**Problem description**
Check each line below for the word "dtype" and give the number of lines that have it, nothing more.

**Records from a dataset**
▼
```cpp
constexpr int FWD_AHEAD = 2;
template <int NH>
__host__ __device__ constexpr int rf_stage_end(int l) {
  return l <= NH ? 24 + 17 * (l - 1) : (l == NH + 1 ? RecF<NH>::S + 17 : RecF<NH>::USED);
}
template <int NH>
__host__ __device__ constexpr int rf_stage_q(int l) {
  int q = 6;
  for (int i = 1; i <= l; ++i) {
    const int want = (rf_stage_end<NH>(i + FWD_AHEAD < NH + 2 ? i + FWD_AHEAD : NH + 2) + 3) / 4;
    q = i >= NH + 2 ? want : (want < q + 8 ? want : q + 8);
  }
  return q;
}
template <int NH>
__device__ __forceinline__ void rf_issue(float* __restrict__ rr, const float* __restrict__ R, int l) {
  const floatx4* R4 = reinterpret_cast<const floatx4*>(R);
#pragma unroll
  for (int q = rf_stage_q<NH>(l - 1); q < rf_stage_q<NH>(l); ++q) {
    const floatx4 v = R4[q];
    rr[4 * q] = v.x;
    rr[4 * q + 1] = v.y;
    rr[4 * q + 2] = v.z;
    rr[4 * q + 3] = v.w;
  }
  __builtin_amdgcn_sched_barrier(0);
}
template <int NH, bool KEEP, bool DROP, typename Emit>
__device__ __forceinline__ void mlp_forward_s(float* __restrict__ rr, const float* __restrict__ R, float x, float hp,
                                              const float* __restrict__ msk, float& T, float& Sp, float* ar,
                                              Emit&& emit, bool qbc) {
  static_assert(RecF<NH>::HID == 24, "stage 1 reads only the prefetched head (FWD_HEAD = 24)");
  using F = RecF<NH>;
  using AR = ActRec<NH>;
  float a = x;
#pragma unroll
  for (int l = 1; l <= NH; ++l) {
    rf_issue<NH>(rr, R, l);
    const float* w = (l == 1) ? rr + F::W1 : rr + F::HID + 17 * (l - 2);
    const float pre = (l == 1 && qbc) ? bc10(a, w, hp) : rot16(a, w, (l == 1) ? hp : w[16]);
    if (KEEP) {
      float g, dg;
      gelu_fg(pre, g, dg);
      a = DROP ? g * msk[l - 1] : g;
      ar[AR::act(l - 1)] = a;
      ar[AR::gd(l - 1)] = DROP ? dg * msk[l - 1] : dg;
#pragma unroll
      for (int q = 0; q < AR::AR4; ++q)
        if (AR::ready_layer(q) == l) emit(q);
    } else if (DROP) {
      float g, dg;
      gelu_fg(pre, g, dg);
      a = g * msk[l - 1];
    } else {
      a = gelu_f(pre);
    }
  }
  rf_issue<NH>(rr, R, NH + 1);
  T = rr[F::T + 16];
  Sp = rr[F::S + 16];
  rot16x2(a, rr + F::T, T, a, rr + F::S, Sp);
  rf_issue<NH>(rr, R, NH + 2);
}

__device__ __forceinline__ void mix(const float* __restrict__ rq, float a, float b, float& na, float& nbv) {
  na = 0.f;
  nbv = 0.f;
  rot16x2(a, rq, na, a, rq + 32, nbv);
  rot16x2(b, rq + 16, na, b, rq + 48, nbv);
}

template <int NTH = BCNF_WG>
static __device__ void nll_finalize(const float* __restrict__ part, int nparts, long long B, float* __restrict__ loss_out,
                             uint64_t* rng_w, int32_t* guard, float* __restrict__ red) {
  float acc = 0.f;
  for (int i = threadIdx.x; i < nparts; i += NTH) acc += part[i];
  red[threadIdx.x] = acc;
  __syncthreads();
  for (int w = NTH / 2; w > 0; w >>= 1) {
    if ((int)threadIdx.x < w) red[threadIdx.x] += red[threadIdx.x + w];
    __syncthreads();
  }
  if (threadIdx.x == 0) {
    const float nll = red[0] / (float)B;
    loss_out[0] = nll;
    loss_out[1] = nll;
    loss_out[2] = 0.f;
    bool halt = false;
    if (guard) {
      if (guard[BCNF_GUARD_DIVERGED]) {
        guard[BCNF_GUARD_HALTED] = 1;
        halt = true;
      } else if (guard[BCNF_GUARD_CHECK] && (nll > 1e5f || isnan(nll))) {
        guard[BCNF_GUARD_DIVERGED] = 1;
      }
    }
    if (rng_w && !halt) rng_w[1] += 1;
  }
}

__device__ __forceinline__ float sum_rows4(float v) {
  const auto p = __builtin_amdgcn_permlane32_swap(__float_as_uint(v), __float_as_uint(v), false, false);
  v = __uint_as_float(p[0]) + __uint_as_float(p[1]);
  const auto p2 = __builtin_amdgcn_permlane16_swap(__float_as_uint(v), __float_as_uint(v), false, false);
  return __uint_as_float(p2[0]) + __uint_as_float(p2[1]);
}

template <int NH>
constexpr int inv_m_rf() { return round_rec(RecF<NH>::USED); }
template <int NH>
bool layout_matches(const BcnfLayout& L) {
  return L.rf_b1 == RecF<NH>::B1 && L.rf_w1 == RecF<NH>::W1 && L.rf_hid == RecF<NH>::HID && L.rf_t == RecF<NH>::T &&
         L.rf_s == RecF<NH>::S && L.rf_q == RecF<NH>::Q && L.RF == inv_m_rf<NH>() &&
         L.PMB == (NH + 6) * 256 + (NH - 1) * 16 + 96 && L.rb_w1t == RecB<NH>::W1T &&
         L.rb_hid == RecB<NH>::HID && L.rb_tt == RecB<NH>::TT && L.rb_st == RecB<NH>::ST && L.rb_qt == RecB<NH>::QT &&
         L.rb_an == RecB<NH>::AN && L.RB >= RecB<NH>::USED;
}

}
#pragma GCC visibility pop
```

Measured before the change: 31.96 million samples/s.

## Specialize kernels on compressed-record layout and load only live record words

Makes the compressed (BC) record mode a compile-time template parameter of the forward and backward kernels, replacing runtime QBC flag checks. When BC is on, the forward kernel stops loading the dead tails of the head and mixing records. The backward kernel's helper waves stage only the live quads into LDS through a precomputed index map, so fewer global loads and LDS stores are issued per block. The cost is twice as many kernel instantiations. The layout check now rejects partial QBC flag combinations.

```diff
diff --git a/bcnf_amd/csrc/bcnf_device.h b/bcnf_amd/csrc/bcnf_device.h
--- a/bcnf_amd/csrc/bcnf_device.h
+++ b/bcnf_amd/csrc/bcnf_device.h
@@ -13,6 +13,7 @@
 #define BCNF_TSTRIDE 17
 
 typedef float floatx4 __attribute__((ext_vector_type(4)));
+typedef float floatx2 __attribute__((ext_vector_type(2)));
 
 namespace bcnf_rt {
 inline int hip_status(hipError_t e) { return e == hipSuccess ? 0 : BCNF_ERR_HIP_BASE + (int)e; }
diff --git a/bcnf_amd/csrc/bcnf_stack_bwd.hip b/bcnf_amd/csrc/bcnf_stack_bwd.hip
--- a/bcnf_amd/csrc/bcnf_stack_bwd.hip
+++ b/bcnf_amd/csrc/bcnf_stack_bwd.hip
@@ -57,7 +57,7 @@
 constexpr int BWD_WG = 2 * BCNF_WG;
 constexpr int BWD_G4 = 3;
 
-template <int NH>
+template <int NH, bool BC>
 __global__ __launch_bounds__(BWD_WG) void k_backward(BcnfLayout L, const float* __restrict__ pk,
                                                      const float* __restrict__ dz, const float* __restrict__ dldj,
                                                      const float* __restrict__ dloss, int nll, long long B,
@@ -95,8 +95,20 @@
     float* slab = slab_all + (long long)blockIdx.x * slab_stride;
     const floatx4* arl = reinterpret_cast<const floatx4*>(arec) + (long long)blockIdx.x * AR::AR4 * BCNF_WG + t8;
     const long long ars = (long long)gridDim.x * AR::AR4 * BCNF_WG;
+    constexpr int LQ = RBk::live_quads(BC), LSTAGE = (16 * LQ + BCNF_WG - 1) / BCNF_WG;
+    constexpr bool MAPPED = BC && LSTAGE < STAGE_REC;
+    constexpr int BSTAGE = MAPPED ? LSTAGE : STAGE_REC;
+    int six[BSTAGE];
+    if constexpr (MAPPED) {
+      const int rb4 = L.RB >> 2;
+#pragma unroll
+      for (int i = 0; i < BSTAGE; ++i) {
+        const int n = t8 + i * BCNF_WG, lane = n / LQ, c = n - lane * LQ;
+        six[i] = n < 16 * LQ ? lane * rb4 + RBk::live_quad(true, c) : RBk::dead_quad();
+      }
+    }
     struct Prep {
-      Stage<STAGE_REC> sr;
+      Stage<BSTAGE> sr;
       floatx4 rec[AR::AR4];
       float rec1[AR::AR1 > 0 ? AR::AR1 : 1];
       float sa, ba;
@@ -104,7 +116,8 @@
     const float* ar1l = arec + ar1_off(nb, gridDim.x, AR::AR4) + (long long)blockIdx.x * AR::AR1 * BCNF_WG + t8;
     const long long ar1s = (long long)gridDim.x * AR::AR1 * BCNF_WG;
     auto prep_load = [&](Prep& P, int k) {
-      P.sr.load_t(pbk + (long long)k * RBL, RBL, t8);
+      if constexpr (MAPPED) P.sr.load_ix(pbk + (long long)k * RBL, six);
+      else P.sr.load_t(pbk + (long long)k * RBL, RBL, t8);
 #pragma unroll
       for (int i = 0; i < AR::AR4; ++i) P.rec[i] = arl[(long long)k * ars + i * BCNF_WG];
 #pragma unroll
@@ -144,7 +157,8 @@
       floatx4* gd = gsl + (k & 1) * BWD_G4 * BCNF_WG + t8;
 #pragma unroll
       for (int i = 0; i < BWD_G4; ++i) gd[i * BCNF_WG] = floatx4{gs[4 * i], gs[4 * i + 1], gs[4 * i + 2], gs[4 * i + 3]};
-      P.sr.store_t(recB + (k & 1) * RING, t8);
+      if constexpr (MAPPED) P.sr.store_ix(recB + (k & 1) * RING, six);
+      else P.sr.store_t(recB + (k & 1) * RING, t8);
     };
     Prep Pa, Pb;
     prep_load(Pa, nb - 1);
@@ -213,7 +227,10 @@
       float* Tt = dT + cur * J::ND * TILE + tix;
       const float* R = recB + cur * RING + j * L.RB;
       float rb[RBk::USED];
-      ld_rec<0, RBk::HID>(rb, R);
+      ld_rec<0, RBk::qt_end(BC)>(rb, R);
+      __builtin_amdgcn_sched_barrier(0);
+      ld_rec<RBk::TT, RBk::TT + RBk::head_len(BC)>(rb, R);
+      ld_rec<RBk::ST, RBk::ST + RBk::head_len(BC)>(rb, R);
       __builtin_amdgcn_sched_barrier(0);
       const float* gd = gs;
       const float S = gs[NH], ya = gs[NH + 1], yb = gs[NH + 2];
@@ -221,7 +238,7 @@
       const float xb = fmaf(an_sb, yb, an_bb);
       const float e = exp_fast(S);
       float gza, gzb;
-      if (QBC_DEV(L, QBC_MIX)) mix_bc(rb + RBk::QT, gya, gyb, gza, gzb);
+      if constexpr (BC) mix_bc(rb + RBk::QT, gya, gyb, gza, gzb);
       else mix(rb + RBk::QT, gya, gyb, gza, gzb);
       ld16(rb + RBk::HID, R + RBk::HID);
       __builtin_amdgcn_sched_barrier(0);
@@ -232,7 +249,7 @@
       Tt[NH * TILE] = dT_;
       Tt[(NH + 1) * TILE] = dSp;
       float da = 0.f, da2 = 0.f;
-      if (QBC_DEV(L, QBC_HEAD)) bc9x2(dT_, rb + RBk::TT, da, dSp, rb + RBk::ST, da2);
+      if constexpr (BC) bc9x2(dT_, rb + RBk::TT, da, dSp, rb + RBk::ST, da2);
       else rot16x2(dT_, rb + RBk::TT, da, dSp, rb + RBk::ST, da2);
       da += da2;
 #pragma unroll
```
▲
▼
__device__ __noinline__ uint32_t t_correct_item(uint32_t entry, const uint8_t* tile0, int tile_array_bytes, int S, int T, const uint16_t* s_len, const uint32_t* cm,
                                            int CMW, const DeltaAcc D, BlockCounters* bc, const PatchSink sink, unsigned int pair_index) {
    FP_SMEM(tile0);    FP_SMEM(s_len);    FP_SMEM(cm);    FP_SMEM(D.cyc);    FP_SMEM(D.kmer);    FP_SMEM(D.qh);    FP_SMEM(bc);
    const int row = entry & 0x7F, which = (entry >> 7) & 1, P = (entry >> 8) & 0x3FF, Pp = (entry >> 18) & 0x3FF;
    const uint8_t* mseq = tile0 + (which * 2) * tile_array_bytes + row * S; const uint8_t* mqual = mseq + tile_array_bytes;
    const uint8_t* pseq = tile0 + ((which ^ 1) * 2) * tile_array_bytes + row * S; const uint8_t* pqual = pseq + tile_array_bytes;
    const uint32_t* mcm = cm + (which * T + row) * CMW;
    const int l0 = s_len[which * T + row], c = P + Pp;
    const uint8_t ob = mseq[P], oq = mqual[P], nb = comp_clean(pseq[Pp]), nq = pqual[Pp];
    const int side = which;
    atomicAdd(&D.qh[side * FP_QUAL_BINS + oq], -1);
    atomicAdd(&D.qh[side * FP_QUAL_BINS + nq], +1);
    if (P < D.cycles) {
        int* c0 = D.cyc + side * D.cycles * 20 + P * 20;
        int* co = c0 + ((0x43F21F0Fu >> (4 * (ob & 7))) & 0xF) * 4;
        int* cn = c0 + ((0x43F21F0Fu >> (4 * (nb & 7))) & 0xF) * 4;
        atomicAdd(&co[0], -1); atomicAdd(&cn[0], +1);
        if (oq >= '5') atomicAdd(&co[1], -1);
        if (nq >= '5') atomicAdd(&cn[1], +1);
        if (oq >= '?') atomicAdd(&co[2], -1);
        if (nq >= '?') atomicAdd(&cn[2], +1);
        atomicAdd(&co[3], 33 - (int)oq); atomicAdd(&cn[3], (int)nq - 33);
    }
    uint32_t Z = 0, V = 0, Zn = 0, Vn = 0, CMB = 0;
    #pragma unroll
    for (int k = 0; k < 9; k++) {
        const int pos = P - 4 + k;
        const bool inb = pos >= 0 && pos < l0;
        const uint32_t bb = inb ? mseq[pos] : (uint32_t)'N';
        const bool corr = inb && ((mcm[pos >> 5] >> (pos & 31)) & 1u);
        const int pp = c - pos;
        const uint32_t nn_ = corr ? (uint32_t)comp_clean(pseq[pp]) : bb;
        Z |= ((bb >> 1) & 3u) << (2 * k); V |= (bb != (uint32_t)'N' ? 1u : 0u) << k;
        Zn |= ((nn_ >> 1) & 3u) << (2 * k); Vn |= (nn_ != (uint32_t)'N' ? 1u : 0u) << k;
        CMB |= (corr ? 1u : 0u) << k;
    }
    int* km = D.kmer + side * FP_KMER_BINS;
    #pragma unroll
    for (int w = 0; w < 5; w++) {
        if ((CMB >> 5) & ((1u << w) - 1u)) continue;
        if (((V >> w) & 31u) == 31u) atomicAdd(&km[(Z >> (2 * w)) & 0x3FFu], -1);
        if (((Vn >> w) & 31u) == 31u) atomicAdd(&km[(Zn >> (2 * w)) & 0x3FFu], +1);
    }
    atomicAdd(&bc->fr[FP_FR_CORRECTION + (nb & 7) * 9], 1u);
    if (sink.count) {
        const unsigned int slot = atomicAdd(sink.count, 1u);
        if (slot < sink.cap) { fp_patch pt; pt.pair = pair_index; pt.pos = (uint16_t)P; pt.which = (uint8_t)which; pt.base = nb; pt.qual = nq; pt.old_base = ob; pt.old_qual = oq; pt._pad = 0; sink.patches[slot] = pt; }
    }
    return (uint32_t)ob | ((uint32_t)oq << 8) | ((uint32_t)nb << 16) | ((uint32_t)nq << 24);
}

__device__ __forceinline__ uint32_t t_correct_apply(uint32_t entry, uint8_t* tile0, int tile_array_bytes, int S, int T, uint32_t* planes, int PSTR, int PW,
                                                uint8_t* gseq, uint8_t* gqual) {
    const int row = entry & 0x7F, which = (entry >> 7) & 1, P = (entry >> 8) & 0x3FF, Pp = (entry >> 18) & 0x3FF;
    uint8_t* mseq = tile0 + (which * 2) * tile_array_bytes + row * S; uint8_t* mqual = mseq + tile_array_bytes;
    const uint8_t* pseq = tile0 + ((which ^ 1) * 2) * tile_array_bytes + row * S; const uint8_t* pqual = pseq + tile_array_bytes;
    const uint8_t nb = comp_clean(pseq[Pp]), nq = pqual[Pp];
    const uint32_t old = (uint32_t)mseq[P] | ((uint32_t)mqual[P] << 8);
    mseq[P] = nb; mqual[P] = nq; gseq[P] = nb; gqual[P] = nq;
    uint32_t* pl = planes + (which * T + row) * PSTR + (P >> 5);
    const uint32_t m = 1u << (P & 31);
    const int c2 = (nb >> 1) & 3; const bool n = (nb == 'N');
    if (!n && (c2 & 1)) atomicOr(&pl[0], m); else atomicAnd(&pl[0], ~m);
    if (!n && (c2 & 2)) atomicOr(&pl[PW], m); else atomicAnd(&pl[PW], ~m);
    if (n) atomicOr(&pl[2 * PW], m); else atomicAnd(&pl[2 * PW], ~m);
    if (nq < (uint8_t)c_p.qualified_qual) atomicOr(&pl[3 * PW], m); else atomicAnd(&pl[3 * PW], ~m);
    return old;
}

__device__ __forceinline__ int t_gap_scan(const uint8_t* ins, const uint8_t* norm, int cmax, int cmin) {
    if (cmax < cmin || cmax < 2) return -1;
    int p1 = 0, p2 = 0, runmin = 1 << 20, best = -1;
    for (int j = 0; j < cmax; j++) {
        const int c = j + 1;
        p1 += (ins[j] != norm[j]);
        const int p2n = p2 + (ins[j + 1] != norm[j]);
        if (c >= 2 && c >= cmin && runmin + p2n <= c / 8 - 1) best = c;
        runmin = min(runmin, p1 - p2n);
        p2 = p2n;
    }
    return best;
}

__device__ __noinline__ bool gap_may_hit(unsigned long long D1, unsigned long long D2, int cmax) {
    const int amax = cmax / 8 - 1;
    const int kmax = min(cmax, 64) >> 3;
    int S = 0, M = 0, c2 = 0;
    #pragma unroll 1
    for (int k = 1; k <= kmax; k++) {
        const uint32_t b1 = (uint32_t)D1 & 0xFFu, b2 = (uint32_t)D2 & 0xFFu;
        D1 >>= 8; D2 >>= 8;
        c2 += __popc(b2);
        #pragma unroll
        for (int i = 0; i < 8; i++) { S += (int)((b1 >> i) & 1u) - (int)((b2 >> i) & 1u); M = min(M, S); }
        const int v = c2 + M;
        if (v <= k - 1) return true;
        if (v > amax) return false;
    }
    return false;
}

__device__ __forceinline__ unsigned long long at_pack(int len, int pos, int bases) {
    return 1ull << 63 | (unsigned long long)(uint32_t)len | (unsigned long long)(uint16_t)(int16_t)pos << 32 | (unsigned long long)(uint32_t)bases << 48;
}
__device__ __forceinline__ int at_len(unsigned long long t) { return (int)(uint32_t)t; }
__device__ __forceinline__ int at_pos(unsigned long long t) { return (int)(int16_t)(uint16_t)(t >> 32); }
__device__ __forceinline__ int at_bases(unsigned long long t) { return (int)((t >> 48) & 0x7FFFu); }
▲
▼
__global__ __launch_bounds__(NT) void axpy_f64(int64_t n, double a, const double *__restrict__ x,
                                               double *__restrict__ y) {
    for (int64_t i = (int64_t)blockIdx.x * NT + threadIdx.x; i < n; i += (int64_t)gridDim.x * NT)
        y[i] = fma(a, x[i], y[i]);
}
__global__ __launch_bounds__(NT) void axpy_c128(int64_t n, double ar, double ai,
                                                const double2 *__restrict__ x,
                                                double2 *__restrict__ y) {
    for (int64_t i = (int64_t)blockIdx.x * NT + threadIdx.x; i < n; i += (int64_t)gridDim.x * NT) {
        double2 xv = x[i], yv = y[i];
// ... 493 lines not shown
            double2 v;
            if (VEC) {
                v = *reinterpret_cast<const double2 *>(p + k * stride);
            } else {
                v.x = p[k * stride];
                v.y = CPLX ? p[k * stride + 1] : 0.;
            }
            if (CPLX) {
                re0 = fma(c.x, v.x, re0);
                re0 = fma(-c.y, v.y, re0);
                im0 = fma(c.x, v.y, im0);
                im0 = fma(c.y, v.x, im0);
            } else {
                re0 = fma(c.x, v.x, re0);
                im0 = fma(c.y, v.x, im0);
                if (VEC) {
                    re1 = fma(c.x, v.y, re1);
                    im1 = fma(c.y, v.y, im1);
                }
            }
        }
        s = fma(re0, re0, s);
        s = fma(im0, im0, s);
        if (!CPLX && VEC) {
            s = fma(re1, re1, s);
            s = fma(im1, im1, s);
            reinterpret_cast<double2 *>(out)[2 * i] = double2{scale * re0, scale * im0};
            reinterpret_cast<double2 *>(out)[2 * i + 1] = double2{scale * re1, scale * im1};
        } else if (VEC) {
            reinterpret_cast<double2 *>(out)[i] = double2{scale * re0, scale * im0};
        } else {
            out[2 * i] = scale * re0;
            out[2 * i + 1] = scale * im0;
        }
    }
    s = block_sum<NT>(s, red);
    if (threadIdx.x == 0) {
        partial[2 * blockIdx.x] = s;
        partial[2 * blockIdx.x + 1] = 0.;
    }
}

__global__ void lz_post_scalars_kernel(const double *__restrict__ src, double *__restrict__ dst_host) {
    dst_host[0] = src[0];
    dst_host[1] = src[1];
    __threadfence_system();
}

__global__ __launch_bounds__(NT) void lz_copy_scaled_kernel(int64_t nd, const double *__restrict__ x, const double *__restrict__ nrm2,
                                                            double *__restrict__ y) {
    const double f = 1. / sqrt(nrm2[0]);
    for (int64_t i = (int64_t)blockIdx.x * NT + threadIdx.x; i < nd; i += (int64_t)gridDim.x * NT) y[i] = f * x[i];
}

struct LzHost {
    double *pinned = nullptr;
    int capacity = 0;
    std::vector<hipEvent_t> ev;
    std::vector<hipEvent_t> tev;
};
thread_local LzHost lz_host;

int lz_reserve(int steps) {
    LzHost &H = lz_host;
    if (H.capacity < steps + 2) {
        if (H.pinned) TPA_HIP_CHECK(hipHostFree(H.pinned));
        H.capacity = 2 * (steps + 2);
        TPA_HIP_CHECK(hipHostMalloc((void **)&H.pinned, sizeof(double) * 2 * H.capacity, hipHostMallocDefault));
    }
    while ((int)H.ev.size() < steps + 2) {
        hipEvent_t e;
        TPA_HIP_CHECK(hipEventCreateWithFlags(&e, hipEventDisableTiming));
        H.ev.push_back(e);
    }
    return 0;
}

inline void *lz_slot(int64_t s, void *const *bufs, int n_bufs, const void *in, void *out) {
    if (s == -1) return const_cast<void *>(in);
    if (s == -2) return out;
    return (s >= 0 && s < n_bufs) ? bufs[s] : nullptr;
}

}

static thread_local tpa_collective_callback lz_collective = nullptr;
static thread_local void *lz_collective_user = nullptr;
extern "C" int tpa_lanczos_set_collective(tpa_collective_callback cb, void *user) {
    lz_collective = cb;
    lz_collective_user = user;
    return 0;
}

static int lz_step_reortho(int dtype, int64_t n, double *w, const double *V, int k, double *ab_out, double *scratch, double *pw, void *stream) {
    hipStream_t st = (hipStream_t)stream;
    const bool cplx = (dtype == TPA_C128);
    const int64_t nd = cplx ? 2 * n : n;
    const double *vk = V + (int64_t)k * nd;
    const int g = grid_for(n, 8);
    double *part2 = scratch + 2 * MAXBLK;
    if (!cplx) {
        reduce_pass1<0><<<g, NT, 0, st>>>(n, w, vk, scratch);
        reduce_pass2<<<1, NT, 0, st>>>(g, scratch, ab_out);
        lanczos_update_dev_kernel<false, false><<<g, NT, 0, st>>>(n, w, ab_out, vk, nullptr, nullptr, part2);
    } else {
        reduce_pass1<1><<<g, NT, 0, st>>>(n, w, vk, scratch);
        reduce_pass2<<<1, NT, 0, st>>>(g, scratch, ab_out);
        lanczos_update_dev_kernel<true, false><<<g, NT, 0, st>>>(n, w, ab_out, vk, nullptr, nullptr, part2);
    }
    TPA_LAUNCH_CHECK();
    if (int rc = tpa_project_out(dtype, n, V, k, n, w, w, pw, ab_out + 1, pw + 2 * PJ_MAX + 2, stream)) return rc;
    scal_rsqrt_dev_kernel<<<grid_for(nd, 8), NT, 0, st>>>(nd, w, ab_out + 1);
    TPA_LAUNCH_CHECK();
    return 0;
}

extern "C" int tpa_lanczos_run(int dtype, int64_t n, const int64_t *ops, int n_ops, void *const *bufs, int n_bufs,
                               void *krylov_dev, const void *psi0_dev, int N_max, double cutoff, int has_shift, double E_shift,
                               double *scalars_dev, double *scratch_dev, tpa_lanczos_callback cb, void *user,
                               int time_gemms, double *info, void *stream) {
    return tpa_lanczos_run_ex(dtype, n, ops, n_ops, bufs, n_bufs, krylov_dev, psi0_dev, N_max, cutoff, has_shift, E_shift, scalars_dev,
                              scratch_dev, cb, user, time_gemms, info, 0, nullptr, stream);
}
▲
**Solution to this task**
5